Financial institutions worldwide have been facing more and more cyber security threats. With cyber networks becoming more and more interconnected and integrated, the enhanced capabilities bring with it enhanced challenges. Regulators all over the world have been attempting to curb malpractices in the cyber security space for financial institutions and India is no different. The Securities and Exchange Board of India (SEBI) has been focusing their efforts on making cyber security and cyber resilience policies in order to ensure the robustness of the Indian economy.

Rising Trend of Cyber Frauds

Cybercrime in financial institutions has seen an almost meteoric rise in recent years.

1. Universal Cost

• Financial Costs: Cybercrime is estimated to cost global economies around $10.5 trillion a year during the year 2025 which is up from $3 trillion in 2015. Being one of the primary targets, financial institutions are a large contributor to those grim figures.

• Types of Cases: According to a recent report in 2023 by the Association of Certified Fraud Examiners (ACFE) the per incident cost for the financial services industry on average is $1.3 million dollars.

2. Possibility of Attacks

• Incidence: Financial institutions are 300 times more likely to be targeted by a cybercriminals over other industries (IBM X-Force).

• Types of Attacks: The most common types of attacks are phishing (35%), malware (25%), and ransomware (20%) targeting customer accounts and internal networks.

3. Compliance Costs

• Financial institution, on average, spends around $18.5 million annually on cybersecurity, more than any other industry (Accenture).

4. Emerging Trends

• Cryptocurrency Fraud: The crypto space could be seen as a heaven for fraudsters due to the lax regulatory frameworks and the enhanced anonymity inherently provided by the technology. Frauds involving cryptocurrency surged by 59% YoY in 2023.
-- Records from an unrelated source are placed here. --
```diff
+template <int M, bool NT>
+__global__ void __launch_bounds__(256)
+k_gemv_addnorm(u16* __restrict__ out, const u16* __restrict__ delta,
+               const u16* __restrict__ h_in, u16* __restrict__ h_out,
+               const u16* __restrict__ wn, const u16* __restrict__ w,
+               int N, int K, float eps, int rg) {
+  static_assert(M == 1, "the add+norm prologue is batch-1 only");
+  extern __shared__ s16x8 lds_x[];
+  s16x8* xs = lds_x;
+  float* red = (float*)(lds_x + (K >> 3));
+  const int tid = threadIdx.x;
+  const int lane = tid & 63;
+  const int wid = tid >> 6;
+  const int nv = K >> 3;
+  int n0 = blockIdx.x * rg * 8 + wid * 2;
+
+  bool active = n0 < N;
+  bool two = (n0 + 1) < N;
+  const s16x8* wrow0 = (const s16x8*)(w + (long)(active ? n0 : 0) * K);
+  const s16x8* wrow1 =
+      (const s16x8*)(w + (long)(active ? n0 + (two ? 1 : 0) : 0) * K);
+
+  const s16x8* dr = (const s16x8*)delta;
+  const s16x8* hr = (const s16x8*)h_in;
+  const s16x8* wr = (const s16x8*)wn;
+  AddnormIn in;
+  addnorm_issue(in, dr, hr, wr, nv, tid);
+  s16x8 wv0[PRE], wv1[PRE];
+  preload_row<NT>(wv0, wrow0, nv, lane);
+  preload_row<NT>(wv1, wrow1, nv, lane);
+  addnorm_finish(in, xs, red, dr, hr, wr,
+                 blockIdx.x == 0 ? (s16x8*)h_out : nullptr, nv, K, eps, tid);
+
+  for (int g = 0;;) {
+    float acc0 = 0.f, acc1 = 0.f;
+    dot_rows<NT>(acc0, acc1, wv0, wv1, wrow0, wrow1, xs, nv, lane);
+    const float v0 = wave_reduce_sum(acc0);
+    const float v1 = wave_reduce_sum(acc1);
+    if (lane == 0 && active) {
+      out[n0] = f2bf(v0);
+      if (two) out[n0 + 1] = f2bf(v1);
+    }
+    if (++g >= rg) break;
+    n0 += 8;
+    active = n0 < N;
+    two = (n0 + 1) < N;
+    wrow0 = (const s16x8*)(w + (long)(active ? n0 : 0) * K);
+    wrow1 = (const s16x8*)(w + (long)(active ? n0 + (two ? 1 : 0) : 0) * K);
+    preload_row<NT>(wv0, wrow0, nv, lane);
+    preload_row<NT>(wv1, wrow1, nv, lane);
+  }
+}
+
+template <int M, bool NT>
+__global__ void __launch_bounds__(256)
+k_gemv_swiglu_addnorm(u16* __restrict__ out, const u16* __restrict__ delta,
+                      const u16* __restrict__ h_in, u16* __restrict__ h_out,
+                      const u16* __restrict__ wn, const u16* __restrict__ w,
+                      int N, int K, float eps, int rg) {
+  static_assert(M == 1, "the add+norm prologue is batch-1 only");
+  extern __shared__ s16x8 lds_x[];
+  s16x8* xs = lds_x;
+  float* red = (float*)(lds_x + (K >> 3));
+  const int tid = threadIdx.x;
+  const int lane = tid & 63;
+  const int wid = tid >> 6;
+  const int nv = K >> 3;
+  int n = blockIdx.x * rg * 4 + wid;
+
+  bool active = n < N;
+  const s16x8* grow = (const s16x8*)(w + (long)(active ? n : 0) * K);
+  const s16x8* urow = (const s16x8*)(w + (long)((active ? n : 0) + N) * K);
+
+  const s16x8* dr = (const s16x8*)delta;
+  const s16x8* hr = (const s16x8*)h_in;
+  const s16x8* wr = (const s16x8*)wn;
+  AddnormIn in;
+  addnorm_issue(in, dr, hr, wr, nv, tid);
+  s16x8 gv[PRE], uv[PRE];
+  preload_row<NT>(gv, grow, nv, lane);
+  preload_row<NT>(uv, urow, nv, lane);
+  addnorm_finish(in, xs, red, dr, hr, wr,
+                 blockIdx.x == 0 ? (s16x8*)h_out : nullptr, nv, K, eps, tid);
+
+  for (int g = 0;;) {
+    float accg = 0.f, accu = 0.f;
+    dot_rows<NT>(accg, accu, gv, uv, grow, urow, xs, nv, lane);
+    const float gs = wave_reduce_sum(accg);
+    const float us = wave_reduce_sum(accu);
+    if (lane == 0 && active) {
+      const float silu = gs / (1.f + __expf(-gs));
+      out[n] = f2bf(silu * us);
+    }
+    if (++g >= rg) break;
+    n += 4;
+    active = n < N;
+    grow = (const s16x8*)(w + (long)(active ? n : 0) * K);
+    urow = (const s16x8*)(w + (long)((active ? n : 0) + N) * K);
+    preload_row<NT>(gv, grow, nv, lane);
+    preload_row<NT>(uv, urow, nv, lane);
+  }
+}
+
+}
+
+extern "C" {
+
+int fei_gemv_addnorm(void* out, const void* delta, const void* h_in,
+                     void* h_out, const void* wn, const void* w, int M, int N,
+                     int K, float eps, int nontemporal, int row_groups,
+                     hipStream_t stream) {
+  if (M != 1) return -1;
+  if (K <= 0 || K % 8 != 0 || (size_t)K * 2 > 32 * 1024 || N < 1) return -2;
+  if (h_in == h_out) return -3;
+  const int rg = row_groups < 1 ? 1 : row_groups;
+  const int groups = (N + 7) / 8;
+  dim3 grid((groups + rg - 1) / rg);
+#define LA(NTV) hipLaunchKernelGGL((k_gemv_addnorm<1, NTV>), grid, dim3(256), \
+    ADDNORM_LDS(K), stream, (u16*)out, (const u16*)delta, (const u16*)h_in, \
+    (u16*)h_out, (const u16*)wn, (const u16*)w, N, K, eps, rg)
+  if (nontemporal) LA(true); else LA(false);
+#undef LA
+  return 0;
+}
+
+int fei_gemv_swiglu_addnorm(void* out, const void* delta, const void* h_in,
+                            void* h_out, const void* wn, const void* w, int M,
+                            int N, int K, float eps, int nontemporal,
+                            int row_groups, hipStream_t stream) {
+  if (M != 1) return -1;
+  if (K <= 0 || K % 8 != 0 || (size_t)K * 2 > 32 * 1024 || N < 1) return -2;
+  if (h_in == h_out) return -3;
+  const int rg = row_groups < 1 ? 1 : row_groups;
+  const int groups = (N + 3) / 4;
+  dim3 grid((groups + rg - 1) / rg);
+#define LA(NTV) hipLaunchKernelGGL((k_gemv_swiglu_addnorm<1, NTV>), grid, \
+    dim3(256), ADDNORM_LDS(K), stream, (u16*)out, (const u16*)delta, \
+    (const u16*)h_in, (u16*)h_out, (const u16*)wn, (const u16*)w, N, K, eps, rg)
+  if (nontemporal) LA(true); else LA(false);
+#undef LA
+  return 0;
+}
+
+}
```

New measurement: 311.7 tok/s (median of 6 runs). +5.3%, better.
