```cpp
extern int rt_test_shade(RT_Device_Scene *dscene, i32 mode, i32 n, i32 const *tri, f32 const *in, u32 const *state_in,
                         f32 *out, u32 *state_out, i32 *terminate, i32 *textured);
extern int rt_test_brdf(i32 n, f32 const *params, f32 const *in_dir, u32 const *state_in, f32 *out_dir, f32 *brdf, u32 *state_out);
extern int rt_test_background(RT_Device_Scene *dscene, i32 mode, i32 n, f32 const *dir, f32 *rgb);
extern int rt_test_primary_ray(Camera const *camera, i32 width, i32 height, i32 n, i32 const *xys, f32 *rays);

#ifdef __cplusplus
}
#endif

#endif
```

raytracing_c_amd/csrc/rt_dev.hip.h:

```cpp
#ifndef RT_DEV_HIP_H
#define RT_DEV_HIP_H

#include <hip/hip_runtime.h>
#include <stdint.h>

#include "rt_device.h"
#include "../../include/rt_math.h"

#define RT_BLOCK_WAVES 4
#define RT_BLOCK_THREADS (RT_BLOCK_WAVES * 64)

struct Ray3 {
  rt_v3 o, d;
  float inv_x, inv_y, inv_z;
  bool  fast;
};

__device__ __forceinline__ rt_v3 slab_bias3(const Ray3 &r) {
#ifdef RT_MATH_NO_FMA
  return rt_v3_make(0.0f, 0.0f, 0.0f);
#else
  float px, py, pz;
  asm volatile("v_mul_f32 %0, %1, %2" : "=v"(px) : "v"(r.o.x), "v"(r.inv_x));
  asm volatile("v_mul_f32 %0, %1, %2" : "=v"(py) : "v"(r.o.y), "v"(r.inv_y));
// ... 17 lines not shown
  LG_REGEN_X, LG_REGEN_L, LG_START_X, LG_START_L, LG_PRIM_X, LG_PRIM_L, LG_TILE_X, LG_JOIN_X, LG_FLUSH_X, LG_GRAB_X, LG_ROUND_X, LG_TRAV_CALLS,
  LG_NFULL_X, LG_NFULL_L, LG_NFULL_CAM, LG_NGLOB_X, LG_NGLOB_L, LG_NEXACT_X, LG_NEXACT_L, LG_CULLMASK_X, LG_PYRCHK_X, LG_NODE_WAIT_L,
  LG_NFEW0_X, LG_NFEW1_X, LG_NFEW2_X, LG_NFEW3_X, LG_NFEW4_X, LG_NFEW0_L, LG_NFEW1_L, LG_NFEW2_L, LG_NFEW3_L, LG_NFEW4_L,
  LG_LEAF_X, LG_LEAF_L, LG_LEAF_CAM, LG_POP_X, LG_POP_L, LG_POP_UP_L, LG_POP_RETEST_L, LG_POP_CAM, LG_POP_UP_X, LG_POP_RETEST_X, LG_POP_DONE_L,
  LG_CYC_S, LG_CYC_NODE, LG_CYC_LEAF, LG_CYC_POP, LG_CYC_WAVE, LG_CYC_TILE,
  LG_SKY_X, LG_SKY_L, LG_CYC_SKY,
  LG_CYC_COPY, LG_CYC_JOIN, LG_CYC_DRAIN, LG_DRAIN_X, LG_DRAIN_L, LG_CYC_FLUSH,
  LG_ROOT_FULL_X, LG_ROOT_FULL_L, LG_ROOT_CULL_X, LG_ROOT_CULL_L, LG_ROOT_LEFT_X, LG_ROOT_LEFT_L, LG_ROOTF_X, LG_ROOTF_L,
  LG_N
};
#define RT_LEDGER_ROW 128
#ifdef RT_LEDGER
__device__ __forceinline__ int lane_now();
__device__ __forceinline__ void lg_add(uint32_t *lg, int slot, uint32_t n) {
  if (lg && lane_now() == 0 && n != 0u) __hip_atomic_fetch_add(lg + slot, n, __ATOMIC_RELAXED, __HIP_MEMORY_SCOPE_AGENT);
}
#define LG(slot, n) lg_add(lg, (slot), (uint32_t)(n))
#define LG_ARG , lg
#else
#define LG(slot, n) ((void)0)
#define LG_ARG
#endif
#ifdef RT_LEDGER_MARKS
#define LGM(name) asm volatile("; LEDGER_MARK " name)
#else
#define LGM(name) ((void)0)
#endif
#if defined(RT_LEDGER) && RT_LEDGER >= 2
#define LGT0() const unsigned long long lg_t0 = __builtin_amdgcn_s_memtime()
#define LGT1(slot) LG((slot), (uint32_t)((__builtin_amdgcn_s_memtime() - lg_t0) >> 4))
#define LGD0(n_live) do { if (!lg_drain_t0) { lg_drain_t0 = __builtin_amdgcn_s_memtime(); LG(LG_DRAIN_X, 1); LG(LG_DRAIN_L, (n_live)); } } while (0)
#define LGD1() do { if (lg_drain_t0) { LG(LG_CYC_DRAIN, (uint32_t)((__builtin_amdgcn_s_memtime() - lg_drain_t0) >> 4)); lg_drain_t0 = 0ull; } } while (0)
#else
#define LGT0() ((void)0)
#define LGT1(slot) ((void)0)
#define LGD0(n_live) ((void)0)
#define LGD1() ((void)0)
#endif

__device__ __forceinline__ float4 ld4(const float *base, int idx4) {
  return reinterpret_cast<const float4 *>(base)[idx4];
}

typedef const float __attribute__((address_space(4))) cfloat;
__device__ __forceinline__ cfloat *as_scalar_ptr(const float *p) { return (cfloat *)(unsigned long long)p; }
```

• AI and Automation in Fraud: Automatic bot intrusions grew 40% in 2022, using AI to circumvent traditional fraud detection systems.

5. Regional Insights

• Asia-Pacific: India and China, due to their rapid adoption of a digital economy have been priority targets for cybercrime in recent years. This region observed a 35% rise in cyber fraud incidents in 2023.

Related Read: Overview of SEBI Cybersecurity and Cyber Resilience Framework: Strengthening Financial Market Defenses

6. Human Element

• Insider Threat: Around a quarter of all cyber frauds come from within. Either through negligence or malice, insider threats pose a unique threat to financial institutions.

• Awareness Gap: A lack of awareness of the many ways in which they can be taken advantage of leave employees defenceless against an ever-evolving range of cyber-attacks. 60% of employees within financial institutions express having insufficient training on cybersecurity practices.

7. Customer Sentiment

• Loss of Trust: Along with the financial losses, cyber-attacks also bring with them reputational losses and a deterioration of trust in the financial institution. In the case of a data breach in financial services, 62 percent of customers, Deloitte says, would not continue to use them.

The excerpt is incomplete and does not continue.